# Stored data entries
int csxb_spmv_host(csxb_matrix_t *m, double alpha, const double *h_x, double beta, double *h_y, int overwrite) {
  if (!m->uploaded) return fail("matrix not uploaded (csxb_upload)");
  int cur = -1;
  CUDA_TRY(cudaGetDevice(&cur));
  if (cur != m->device) CUDA_TRY(cudaSetDevice(m->device));
  size_t nx = (size_t)std::max<int64_t>(m->host.ncols, 1), ny = (size_t)std::max<int64_t>(m->host.nrows, 1);
  if (!m->d_x) CUDA_TRY(cudaMalloc((void **)&m->d_x, nx * 8));
  if (!m->d_y) CUDA_TRY(cudaMalloc((void **)&m->d_y, ny * 8));
  if (!m->s_h2d) {
    CUDA_TRY(cudaStreamCreateWithFlags(&m->s_h2d, cudaStreamNonBlocking));
    CUDA_TRY(cudaStreamCreateWithFlags(&m->s_run, cudaStreamNonBlocking));
    CUDA_TRY(cudaStreamCreateWithFlags(&m->s_d2h, cudaStreamNonBlocking));
  }
  const bool last_local = m->host.part_lo + (int)m->host.parts.size() == m->host.nparts_total;
  if (m->slabs.empty()) {
    CUDA_TRY(cudaMemcpyAsync(m->d_x, h_x, (size_t)m->host.ncols * 8, cudaMemcpyHostToDevice, m->s_run));
    if (!overwrite) CUDA_TRY(cudaMemcpyAsync(m->d_y, h_y, (size_t)m->host.nrows * 8, cudaMemcpyHostToDevice, m->s_run));
    if (csxb_spmv(m, alpha, m->d_x, beta, m->d_y, overwrite, m->s_run)) return -1;
    int64_t lo = m->layout.parts.empty() ? 0 : m->layout.parts.front().row_start;
    int64_t hi = last_local ? m->host.nrows : m->covered_rows_end;
    if (!overwrite) { lo = 0; hi = m->host.nrows; }
    if (hi > lo) CUDA_TRY(cudaMemcpyAsync(h_y + lo, m->d_y + lo, (size_t)(hi - lo) * 8, cudaMemcpyDeviceToHost, m->s_run));
    CUDA_TRY(cudaStreamSynchronize(m->s_run));
  } else {
    if (m->slab_ev.size() < 2 * m->slabs.size()) {
      size_t old = m->slab_ev.size();
      m->slab_ev.resize(2 * m->slabs.size());
      for (size_t i = old; i < m->slab_ev.size(); i++) CUDA_TRY(cudaEventCreateWithFlags(&m->slab_ev[i], cudaEventDisableTiming));
    }
    static const bool trace = getenv("CSXB_HOST_TRACE") != nullptr;
    std::vector<cudaEvent_t> tev;
    if (trace) {
      tev.resize(3 * m->slabs.size() + 1);
      for (auto &e : tev) CUDA_TRY(cudaEventCreate(&e));
      CUDA_TRY(cudaEventRecord(tev.back(), m->s_h2d));
    }
    auto issue_download = [&](size_t k) -> int {
      const csxb_matrix::Slab &sl = m->slabs[k];
      if (sl.y_hi > sl.y_lo) {
        CUDA_TRY(cudaStreamWaitEvent(m->s_d2h, m->slab_ev[2 * k + 1], 0));
        CUDA_TRY(cudaMemcpyAsync(h_y + sl.y_lo, m->d_y + sl.y_lo, (size_t)(sl.y_hi - sl.y_lo) * 8, cudaMemcpyDeviceToHost, m->s_d2h));
      }
      if (trace) CUDA_TRY(cudaEventRecord(tev[3 * k + 2], m->s_d2h));
      return 0;
    };
    const auto call_t0 = std::chrono::steady_clock::now();
    const int tune_call = m->host_calls < 5 ? m->host_calls : -1;
    {
      const char *v = getenv("CSXB_HOST_SMEM");
      if (v) t_gather_dyn = (size_t)atol(v);
      else if (tune_call > 0) t_gather_dyn = (tune_call % 2 == 0) ? HOST_CAP_SMEM : 0;
      else t_gather_dyn = m->host_cap;
    }
    struct DynReset { ~DynReset() { t_gather_dyn = 0; } } dyn_reset;
    int64_t x_done = m->slabs.front().x_lo;
    int64_t y_up = 0;
    for (size_t k = 0; k < m->slabs.size(); k++) {
      const csxb_matrix::Slab &sl = m->slabs[k];
      const PartLayout &pl = m->layout.parts[sl.part];
      if (sl.x_hi > x_done) {
        CUDA_TRY(cudaMemcpyAsync(m->d_x + x_done, h_x + x_done, (size_t)(sl.x_hi - x_done) * 8, cudaMemcpyHostToDevice, m->s_h2d));
        x_done = sl.x_hi;
      }
      if (!overwrite) {
        if (k == 0 || m->slabs[k - 1].part != sl.part) y_up = sl.row_lo;
        if (sl.yup_hi > y_up) {
          CUDA_TRY(cudaMemcpyAsync(m->d_y + y_up, h_y + y_up, (size_t)(sl.yup_hi - y_up) * 8, cudaMemcpyHostToDevice, m->s_h2d));
          y_up = sl.yup_hi;
        }
      }
      CUDA_TRY(cudaEventRecord(m->slab_ev[2 * k], m->s_h2d));
      if (trace) CUDA_TRY(cudaEventRecord(tev[3 * k], m->s_h2d));
      CUDA_TRY(cudaStreamWaitEvent(m->s_run, m->slab_ev[2 * k], 0));
      if (pl.sk_chunks.empty()) {
        launch_gather<false>(m->pdev[sl.part], pl, sl.tile0, sl.tile1, m->d_x, m->d_y, alpha, beta, overwrite, m->s_run, NoXchg());
      } else {
        SkIO io;
        io.x = m->d_x; io.y = m->d_y; io.step = nullptr; io.vec[0] = io.vec[1] = nullptr; io.npush = 0;
        if (launch_stream(m->pdev[sl.part], pl, sl.chunk0, sl.chunk1, io, alpha, beta, overwrite, m->s_run)) return fail("no stream kernel for the partition's pattern set");
        launch_fixup(m->pdev[sl.part], sl.f0, sl.f1, sl.g0, sl.g1, sl.row_lo - pl.row_start, sl.row_hi - pl.row_start, io, alpha, beta, overwrite, m->s_run);
        if (!pl.xdesc.empty() || !pl.bt.empty()) launch_gather<false>(m->pdev[sl.part], pl, sl.tile0, sl.tile1, m->d_x, m->d_y, alpha, 1.0, 0, m->s_run, NoXchg());
      }
      CUDA_TRY(cudaEventRecord(m->slab_ev[2 * k + 1], m->s_run));
      if (trace) CUDA_TRY(cudaEventRecord(tev[3 * k + 1], m->s_run));
      if (issue_download(k)) return -1;
    }
    if (trace) {
      CUDA_TRY(cudaStreamSynchronize(m->s_run));
      CUDA_TRY(cudaStreamSynchronize(m->s_d2h));
      for (size_t k = 0; k < m->slabs.size(); k++) {
        float a = 0, b = 0, c = 0;
        cudaEventElapsedTime(&a, tev.back(), tev[3 * k]);
        cudaEventElapsedTime(&b, tev.back(), tev[3 * k + 1]);
        cudaEventElapsedTime(&c, tev.back(), tev[3 * k + 2]);
        const csxb_matrix::Slab &sl = m->slabs[k];
        fprintf(stderr, "[host-trace] slab %3zu rows [%lld, %lld) x to %lld: up %.3f ms, run %.3f ms, down %.3f ms\n", k,
                (long long)sl.row_lo, (long long)sl.row_hi, (long long)sl.x_hi, a, b, c);
      }
      for (auto &e : tev) cudaEventDestroy(e);
    }
    CUDA_TRY(cudaGetLastError());
    CUDA_TRY(cudaStreamSynchronize(m->s_run));
    CUDA_TRY(cudaStreamSynchronize(m->s_d2h));
    if (overwrite && last_local && m->covered_rows_end < m->host.nrows)
      for (int64_t r = m->covered_rows_end; r < m->host.nrows; r++) h_y[r] = 0.0;
    if (tune_call >= 0) {
      const double dt = std::chrono::duration<double>(std::chrono::steady_clock::now() - call_t0).count();
      if (tune_call > 0) { double &best = m->host_tune_s[tune_call % 2]; best = best == 0.0 ? dt : std::min(best, dt); }
      if (tune_call == 4) m->host_cap = m->host_tune_s[0] < m->host_tune_s[1] ? HOST_CAP_SMEM : 0;
      m->host_calls++;
    }
  }
  if (cur != m->device && cur >= 0) CUDA_TRY(cudaSetDevice(cur));
  return 0;
}

struct DeviceGuard {
  int d = -1;
  DeviceGuard() { cudaGetDevice(&d); }
  ~DeviceGuard() { if (d >= 0) cudaSetDevice(d); }
};

int csxb_transpose_prepare(csxb_matrix_t *m) {
  if (!m) return fail("invalid argument");
  if (m->host.symmetric || m->trans) return 0;
  if (!m->uploaded) return fail("matrix not uploaded (csxb_upload)");
  DeviceGuard guard;
  const auto t0 = std::chrono::steady_clock::now();
  std::unique_ptr<TransState> T(new TransState);
  std::string e = build_transpose_layout(m->host, m->layout, T->lay);
  if (!e.empty()) return fail("transposed layout: " + e);
  CUDA_TRY(cudaSetDevice(m->device));
  const TransLayout &TL = T->lay;
  const PartLayout &pl = TL.part;
  PartDev &P = T->P;
  memset(&P, 0, sizeof(P));
  KindEntry *kt = nullptr; uint32_t *tx = nullptr; XDesc *xd = nullptr;
  if (dev_copy(m, TL.ktab.data(), TL.ktab.size(), &kt) || dev_copy(m, pl.tile_xoff.data(), pl.tile_xoff.size(), &tx) ||
      dev_copy(m, pl.xdesc.data(), pl.xdesc.size(), &xd))
    return -1;
  int64_t tables = (int64_t)TL.ktab.size() * 8 + (int64_t)pl.tile_xoff.size() * 4 + (int64_t)pl.xdesc.size() * 16;
  for (size_t t = 0; t < pl.bt.size(); t++) {
    const BlockTable &B = pl.bt[t];
    uint32_t *bp = nullptr; BlockImage *bi = nullptr;
    if (dev_copy(m, B.ptr.data(), B.ptr.size(), &bp) || dev_copy(m, B.ent.data(), B.ent.size(), &bi)) return -1;
    P.bt[t] = BtDev{bp, (const uint2 *)bi, (long long)B.j0, B.G, B.nloop, B.sf, B.sl, B.image, (uint32_t)((0x100000000ull + B.G - 1) / B.G)};
    tables += (int64_t)B.ptr.size() * 4 + (int64_t)B.ent.size() * 8;
  }
  P.nbt = (int)pl.bt.size();
  int launches = pl.nrows ? 1 : 0;
  if (!pl.sk_fix_rows.empty()) {
    BlockImage *he = nullptr; uint32_t *hs = nullptr, *fp = nullptr, *fi = nullptr; int32_t *fr = nullptr;
    if (dev_copy(m, TL.hent.data(), TL.hent.size(), &he) || dev_copy(m, TL.hseg.data(), TL.hseg.size(), &hs) ||
        dev_copy(m, pl.sk_fix_rows.data(), pl.sk_fix_rows.size(), &fr) || dev_copy(m, pl.sk_fix_ptr.data(), pl.sk_fix_ptr.size(), &fp) ||
        dev_copy(m, pl.sk_fix_idx.data(), pl.sk_fix_idx.size(), &fi))
      return -1;
    void *sc = nullptr;
    CUDA_TRY(cudaMalloc(&sc, std::max<size_t>(pl.sk_scratch, 2) * 8));
    m->allocs.push_back(sc);
    T->hent = (const uint2 *)he; T->hseg = hs;
    P.sk_scratch = (double *)sc; P.sk_fix_rows = fr; P.sk_fix_ptr = fp; P.sk_fix_idx = fi;
    P.sk_f0 = 0; P.sk_f1 = (uint32_t)pl.sk_fix_rows.size();
    tables += (int64_t)TL.hent.size() * 8 + (int64_t)TL.hseg.size() * 4 + (int64_t)pl.sk_fix_rows.size() * 8 +
              (int64_t)pl.sk_fix_idx.size() * 4 + (int64_t)pl.sk_scratch * 16;
    launches += 2;
  }
  P.values = m->d_values; P.tile_xoff = tx; P.xdesc = (const uint4 *)xd; P.ktab = kt;
  P.nrows = pl.nrows; P.row_start = pl.row_start; P.rpt = pl.rpt;
  P.values_end = m->d_values + std::max<uint64_t>(m->layout.total_values, 1);
  T->dev_bytes = (int64_t)TL.ktab.size() * 8 + (int64_t)pl.tile_xoff.size() * 4 + (int64_t)pl.xdesc.size() * 16 +
                 (int64_t)TL.hent.size() * 8 + (int64_t)TL.hseg.size() * 4 + (int64_t)pl.sk_fix_rows.size() * 4 +
                 (int64_t)pl.sk_fix_ptr.size() * 4 + (int64_t)pl.sk_fix_idx.size() * 4 + (int64_t)pl.sk_scratch * 8;
  for (const BlockTable &B : pl.bt) T->dev_bytes += (int64_t)B.ptr.size() * 4 + (int64_t)B.ent.size() * 8;
  int64_t xrows = 0;
  for (const CsxPartition &p : m->host.parts) xrows += p.nrows;
  T->alg_bytes = m->bytes[CSXB_B_VALUES] + tables + 8 * xrows + 8 * pl.nrows;
  T->launches = launches;
  T->build_us = (int64_t)(std::chrono::duration<double>(std::chrono::steady_clock::now() - t0).count() * 1e6);
  m->trans = std::move(T);
  return 0;
}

# How to complete this task
Check every line of the data above for the string "bool", and copy those that have it.

# Your response
  const bool last_local = m->host.part_lo + (int)m->host.parts.size() == m->host.nparts_total;
    static const bool trace = getenv("CSXB_HOST_TRACE") != nullptr;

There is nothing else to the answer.